## Intro to PyTorch DataLoader

In this lab, we're going to take a look at PyTorch's dataloader class and how it can be used to load your data in minibatches. We'll see how you can implement your custom Dataset and wrap it using pytorch's dataloader for efficient training.

In [1]:
import os
import torch
import numpy as np
from torch.utils.data import Dataset, DataLoader

In [2]:
# In PyTorch loading your custom dataset is easy, just inherit the PyTorch's Dataset class and implement the 
# __getitem__ and __len__ methods.

# Here we are going to write a custom dataset for LAB-1 numpy data.

class CustomDataset(Dataset):
    
    def __init__(self, numpy_train_data, numpy_train_labels):
        '''
        numpy_train_data: path to training data numpy file
        numpy_train_labels: path to training labels numpy file
        '''
        
        self.train_data = np.load(numpy_train_data)
        self.train_labels = np.load(numpy_train_labels)
        
    def __getitem__(self, idx): 
        '''
        idx: index of the data point to return
        '''
        # here we are returning the single data point and label at position idx
        return self.train_data[idx], self.train_labels[idx]
    
    def __len__(self):
        # here we return the length of the dataset
        return self.train_data.shape[0]

Copy the norb data to current folder or do a soft-link. And run the next command

In [3]:
custom_data = CustomDataset('norb/train.npy', 'norb/train_cat.npy')

In [4]:
# To retrieve a single sample, just index the object.
idx = 10

data, labels = custom_data[:]
print("data has shape: {}".format(data.shape))
print("labels has shape: {}".format(labels.shape))

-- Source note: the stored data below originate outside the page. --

template <int PB, bool INT, bool STREAM, bool MULTI, bool SEARCH = false, bool TABG = false, int ADDR = 0,
          bool SUM = false, bool W = false, bool D = false, bool R = false>
__global__ void __launch_bounds__(STREAM ? 512 : 384, 1) k_eval_tiles(const TileArgs a) {
  static_assert(!(SEARCH && (STREAM || TABG)), "the fused search round runs on shared-memory tiles only");
  static_assert(ADDR == 0 || (!TABG && !MULTI && !SEARCH), "ADDR = 1 needs the table and the opt rows in shared memory");
  static_assert(SUM || !W, "weights scale the sum of completion times only");
  static_assert(W || !D, "due dates run on the weighted form");
  extern __shared__ __align__(128) uint8_t smem[];
  const int nw = blockDim.x >> 5;
  const int warp = threadIdx.x >> 5, lane = threadIdx.x & 31;
  const uint32_t tab_bytes = TABG ? 0u : static_cast<uint32_t>(a.J) * a.SG * 4u;
  const uint32_t w_bytes = (W && !TABG) ? ((static_cast<uint32_t>(a.J) * 4u + 15u) & ~15u) : 0u;
  const uint32_t d_bytes = D ? w_bytes : 0u;
  const uint32_t r_bytes = (R && !TABG) ? ((static_cast<uint32_t>(a.J) * 4u + 15u) & ~15u) : 0u;
  float* tab_s = reinterpret_cast<float*>(smem);
  [[maybe_unused]] float* w_s = reinterpret_cast<float*>(smem + tab_bytes);
  [[maybe_unused]] float* d_s = reinterpret_cast<float*>(smem + tab_bytes + w_bytes);
  [[maybe_unused]] float* r_s = reinterpret_cast<float*>(smem + tab_bytes + w_bytes + d_bytes);
  uint64_t* bars = reinterpret_cast<uint64_t*>(smem + ((tab_bytes + w_bytes + d_bytes + r_bytes + 15u) & ~15u));
  uint8_t* tiles = reinterpret_cast<uint8_t*>(bars) + (((1 + nw) * 8 + 15) & ~15);
  const uint32_t node_bytes = MULTI ? static_cast<uint32_t>(a.nodes) * 1024u : 0u;
// ... 88 lines not shown
    unsigned long long k = ~0ull;
    bool ok = true;
    if (lane < a.xp.x.world) {
      const unsigned long long* slot = a.xp.x.peer[lane] + (want & 1ull) * 2;
      unsigned long long seen;
      unsigned spins = 0;
      for (;;) {
        asm volatile("ld.acquire.sys.global.u64 %0, [%1];" : "=l"(seen) : "l"(slot + 1) : "memory");
        if (seen >= want || !block || ++spins >= (1u << 22)) break;
        __nanosleep(64);
      }
      ok = seen >= want;
      if (ok) asm volatile("ld.relaxed.sys.global.u64 %0, [%1];" : "=l"(k) : "l"(slot) : "memory");
    }
    ok = __all_sync(0xffffffffu, ok);
    if (!ok) {
      if (block && lane == 0) *a.xp.error = 1;
      return;
    }
    fold_keys(k);
  };
  if (fold_pending) look_issue();

  uint32_t phase = 0;
  bool tab_ready = TABG;
  for (long long tile = static_cast<long long>(blockIdx.x) * nw + warp; tile < a.ntiles;
       tile += static_cast<long long>(gridDim.x) * nw) {
    const long long b0 = tile * 32;
    if (!SEARCH && fold_pending) {
      look_consume();
      if (fold_pending) look_issue();
    }
    const long long cand = (SEARCH && a.sf.deal) ? lane * a.ntiles + tile : b0 + lane;
    const bool active = cand < a.B;
    const int nb = SEARCH ? __popc(__ballot_sync(0xffffffffu, active)) : static_cast<int>(min(32ll, a.B - b0));
    const uint8_t* pg = a.prio + cand * a.stride_p;
    __syncwarp();
    PrioChunk q;
    if (a.use_bulk) {
      fence_proxy_async();
      if (lane == 0)
        mbar_arrive_expect_tx(bar_w, static_cast<uint32_t>(nb) * (a.copy_o + (STREAM ? 0 : a.copy_p)));
      __syncwarp();
      if (active) {
        tma_bulk_g2s(tile_o + lane * a.row_o, a.opt + cand * a.stride_o, a.copy_o, bar_w);
        if (!STREAM) tma_bulk_g2s(tile_p + lane * a.row_p, pg, a.copy_p, bar_w);
      }
      if (STREAM && active) q = ld_prio32<true>(pg);
      mbar_wait(bar_w, phase);
      phase ^= 1;
    } else {
      for (int r = 0; r < nb; ++r) {
        const uint8_t* so = a.opt + (b0 + r) * a.stride_o;
        const uint8_t* sp = a.prio + (b0 + r) * a.stride_p;
        for (int x = lane; x < a.J; x += 32) tile_o[r * a.row_o + x] = so[x];
        for (int x = lane; x < a.J * PB; x += 32) tile_p[r * a.row_p + x] = sp[x];
      }
      __syncwarp();
    }
    if (!tab_ready) {
      mbar_wait(bar_tab, 0);
      tab_ready = true;
    }
    auto evaluate = [&](const uint8_t* prio_row_s) -> float {
      st.reset(a.nodes);
      const int J = a.J;
      if constexpr (STREAM && ADDR == 1) {
        constexpr int STEPS = 32;
        constexpr int kBatch = 8;
        const int nch = (J + STEPS - 1) / STEPS, nfull = J / STEPS;
        uint32_t ob[kBatch];
        float rb[kBatch];
        [[maybe_unused]] float wb[kBatch];
// ... 1 lines not shown
        [[maybe_unused]] float xb[kBatch];
        auto resolve = [&](const uint32_t* w) {
          int js[kBatch];
#pragma unroll
          for (int i = 0; i < kBatch; ++i) js[i] = prio_at<1>(w, i);
#pragma unroll
          for (int i = 0; i < kBatch; ++i) ob[i] = st.gather_opt(js[i]);
#pragma unroll
          for (int i = 0; i < kBatch; ++i) rb[i] = st.gather_rt(js[i], ob[i]);
          if constexpr (W) {
#pragma unroll
            for (int i = 0; i < kBatch; ++i) wb[i] = st.gather_w(js[i]);
          }
          if constexpr (D) {
#pragma unroll
            for (int i = 0; i < kBatch; ++i) db[i] = st.gather_d(js[i]);
          }
          if constexpr (R) {
#pragma unroll
            for (int i = 0; i < kBatch; ++i) xb[i] = st.gather_r(js[i]);
          }
        };
        if (nfull > 0) resolve(q.w);
        for (int c = 0; c < nfull; ++c) {
          PrioChunk nxt = q;
          if (c + 1 < nch) nxt = ld_prio32<true>(pg + (c + 1) * 32);
          const bool ahead = c + 1 < nfull;
          uint32_t head[kBatch / 4];
#pragma unroll
          for (int i = 0; i < kBatch / 4; ++i) head[i] = ahead ? nxt.w[i] : q.w[i];
#pragma unroll
          for (int b = 0; b < STEPS / kBatch; ++b) {
            uint32_t oc[kBatch];
            float rc[kBatch];
            [[maybe_unused]] float wc[kBatch];
            [[maybe_unused]] float dc[kBatch];
            [[maybe_unused]] float xc[kBatch];
#pragma unroll
            for (int i = 0; i < kBatch; ++i) { oc[i] = ob[i]; rc[i] = rb[i]; }
            if constexpr (W) {
#pragma unroll
              for (int i = 0; i < kBatch; ++i) wc[i] = wb[i];
            }
            if constexpr (D) {
#pragma unroll
              for (int i = 0; i < kBatch; ++i) dc[i] = db[i];
            }
            if constexpr (R) {
#pragma unroll
              for (int i = 0; i < kBatch; ++i) xc[i] = xb[i];
            }
            resolve(b + 1 < STEPS / kBatch ? q.w + (b + 1) * (kBatch / 4) : head);
#pragma unroll
            for (int i = 0; i < kBatch; ++i) {
              const float x = R ? xc[i] : 0.f;
              if constexpr (D) st.step_resolved(static_cast<int>(oc[i]), rc[i], i & 1, wc[i], dc[i], x);
              else if constexpr (W) st.step_resolved(static_cast<int>(oc[i]), rc[i], i & 1, wc[i], 0.f, x);
              else st.step_resolved(static_cast<int>(oc[i]), rc[i], i & 1, 0.f, 0.f, x);
            }
          }
          q = nxt;
        }
        if (nfull < nch) {
          const int rem = J - nfull * STEPS;
#pragma unroll
          for (int t = 0; t < STEPS; ++t)
            if (t < rem) st.step(prio_at<1>(q.w, t), t & 1);
        }
      } else if (STREAM) {
        constexpr int STEPS = 32 / PB;
        const int nch = (J + STEPS - 1) / STEPS;
        for (int c = 0; c < nch; ++c) {
          PrioChunk nxt = q;
          if (c + 1 < nch) nxt = ld_prio32<true>(pg + (c + 1) * 32);
          if ((c + 1) * STEPS <= J) {
#pragma unroll
            for (int t = 0; t < STEPS; ++t) st.step(prio_at<PB>(q.w, t), t & 1);
          } else {
            const int rem = J - c * STEPS;
#pragma unroll
            for (int t = 0; t < STEPS; ++t)
              if (t < rem) st.step(prio_at<PB>(q.w, t), t & 1);
          }
          q = nxt;
        }
      } else {
        const uint4* prow = reinterpret_cast<const uint4*>(prio_row_s);
        constexpr int STEPS = 16 / PB;
        const int nch = (J + STEPS - 1) / STEPS;
        for (int c = 0; c < nch; ++c) {
          const uint4 p = prow[c];
          const uint32_t w[4] = {p.x, p.y, p.z, p.w};
          if ((c + 1) * STEPS <= J) {
#pragma unroll
            for (int t = 0; t < STEPS; ++t) st.step(prio_at<PB>(w, t), t & 1);
          } else {
            const int rem = J - c * STEPS;
#pragma unroll
            for (int t = 0; t < STEPS; ++t)
              if (t < rem) st.step(prio_at<PB>(w, t), t & 1);
          }
        }
      }
      return st.result();
    };
    [[maybe_unused]] auto eval_from = [&](const uint8_t* prio_row_s, int w0, uint32_t par, bool save,
                                          float* snap_t) -> float {
// ... 20 lines not shown
          for (int i = 0; i < 8; ++i) __stcg(sp + i * 32, st.f[i]);
          __stcg(sp + 8 * 32, st.running());
        }
        const uint4 p = prow[c];
        const uint32_t wd[4] = {p.x, p.y, p.z, p.w};
        if ((c + 1) * STEPS <= J) {
#pragma unroll
          for (int t = 0; t < STEPS; ++t) st.step(prio_at<PB>(wd, t), t & 1);
        } else {
          const int rem = J - c * STEPS;
#pragma unroll 1
          for (int t = 0; t < rem; ++t) st.step(PB == 1 ? prio_row_s[c * STEPS + t] : reinterpret_cast<const uint16_t*>(prio_row_s)[c * STEPS + t], -1);
        }
      }
      return st.result();
    };
    if (!SEARCH) {
      float mk = 0.f;
      if (active) {
        mk = evaluate(tile_p + lane * a.row_p);
        a.out[b0 + lane] = mk;
      }
      if (a.best_key != nullptr) fold_best(a.best_key, active, mk, a.id_base + static_cast<uint32_t>(b0 + lane), lane);
    } else {
      const long long c = cand;
      const int rl = active ? lane : 0;
      uint8_t* orow_s = tile_o + rl * a.row_o;
      uint8_t* prow_s = tile_p + rl * a.row_p;
      st.orow = orow_s;
      const uint64_t gid = a.sf.chain_base + static_cast<uint64_t>(c);
      float cm = active ? a.sf.cur_mk[c] : 0.f;
      bool moving = active;
      const bool inc = !MULTI && a.sf.snap != nullptr;
      const bool win = !MULTI && a.sf.win != 0;
      const int nwin = (a.J + kSnapPos - 1) / kSnapPos;
      float* snap_t = inc ? a.sf.snap + static_cast<size_t>(tile) * (static_cast<size_t>(nwin - 1) * 2 * 9 * 32) : nullptr;
      uint32_t par = 0;
      const uint32_t inc_bits = launch_incumbent_bits(a.sf);
#pragma unroll 1
      for (int r = inc ? -1 : 0; r < a.sf.nrounds; ++r) {
        const int round = a.sf.round + r;
        const bool fill = r < 0;
        if (!fill && a.sf.resample_every > 0 && round > 1 && (round - 1) % a.sf.resample_every == 0) {
          const uint64_t rr = rng_u64(a.sf.seed ^ 0x7e57a11ull, gid, static_cast<uint64_t>(round));
          const int rival = static_cast<int>(rr >> 59);
          const float rcm = __shfl_sync(0xffffffffu, cm, rival);
// ... 80 lines not shown
            const uint64_t rr = rng_u64(a.sf.seed, gid, 4ull * round + 3);
            const float u = (static_cast<uint32_t>(rr >> 40) + 0.5f) * (1.0f / 16777216.0f);
            acc = u < __expf(-(mk - cm) / temp);
          }
          if (acc) {
            if (mv.kind != 0) {
              write_back<PB>(mv, orow_s, prow_s, a.sf.cur_o + c * a.stride_o, a.sf.cur_p + c * a.stride_p);
              a.sf.cur_mk[c] = mk;
              cm = mk;
              if (inc) par ^= (w0 + 1 < nwin) ? (~0u << w0) : 0u;
            }
          } else {
            undo_move<PB>(mv, orow_s, prow_s);
            mk = cm;
          }
        }
        if (a.best_key != nullptr) fold_best(a.best_key, active, mk, a.id_base + static_cast<uint32_t>(c), lane);
        if (active && __float_as_uint(mk) < inc_bits) moving = false;
      }
      st.orow = tile_o + lane * a.row_o;
    }
  }
  if (!tab_ready && threadIdx.x == 0) mbar_wait(bar_tab, 0);
  if (!SEARCH && fold_pending) try_fold(true);
  if (SEARCH) {
    if (a.sf.keep.counter != nullptr) keep_best_tail(a.sf);
    return;
  }
  if (a.xp.counter != nullptr) {
    __syncthreads();
    if (threadIdx.x == 0) {
      __threadfence();
      const unsigned done = atomicAdd(a.xp.counter, 1u);
      if (done == gridDim.x - 1) {
        *a.xp.counter = 0;
        __threadfence();
        const unsigned long long k = *reinterpret_cast<volatile unsigned long long*>(a.best_key);
        unsigned long long* slot = a.xp.x.local + (a.xp.seq & 1ull) * 2;
        asm volatile("st.relaxed.sys.global.u64 [%0], %1;" ::"l"(slot), "l"(k) : "memory");
        asm volatile("st.release.sys.global.u64 [%0], %1;" ::"l"(slot + 1), "l"(a.xp.seq) : "memory");
      }
    }
  }
}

data has shape: (29160, 1, 108, 108)
labels has shape: (29160,)


In [5]:
# Now we can wrap our custom dataset using PyTorch's dataloader, which has many functionalities inbuilt
# to ease the process of setting up training.

# DataLoader can be used to wrap any Dataset and functions as a iterator to load data samples.

# We can define our batch size to be loaded, wheshufflether to shuffle the batch,
# and lastly number of parallel workers for loading the data batch.

dataloader = DataLoader(custom_data, batch_size = 4, shuffle = True, num_workers = 1)

In [6]:
# Now we can load the data by iterating over the dataloader itself to retrieve batches of data.

# We set our batch size to be 4 in the previous step, so in a single iteration we should be retrieving 4 samples at 
# once

for data_batch, labels_batch in dataloader:
    print("DataLoader data_batch has shape: {}".format(data_batch.size()))
    print("Dataloader labels_batch has shape: {}".format(labels_batch.size()))
    break

DataLoader data_batch has shape: torch.Size([4, 1, 108, 108])
Dataloader labels_batch has shape: torch.Size([4])


As we can see the DataLoader and Dataset class in PyTorch can be used to easily create custom loaders and load the data in batches with ease.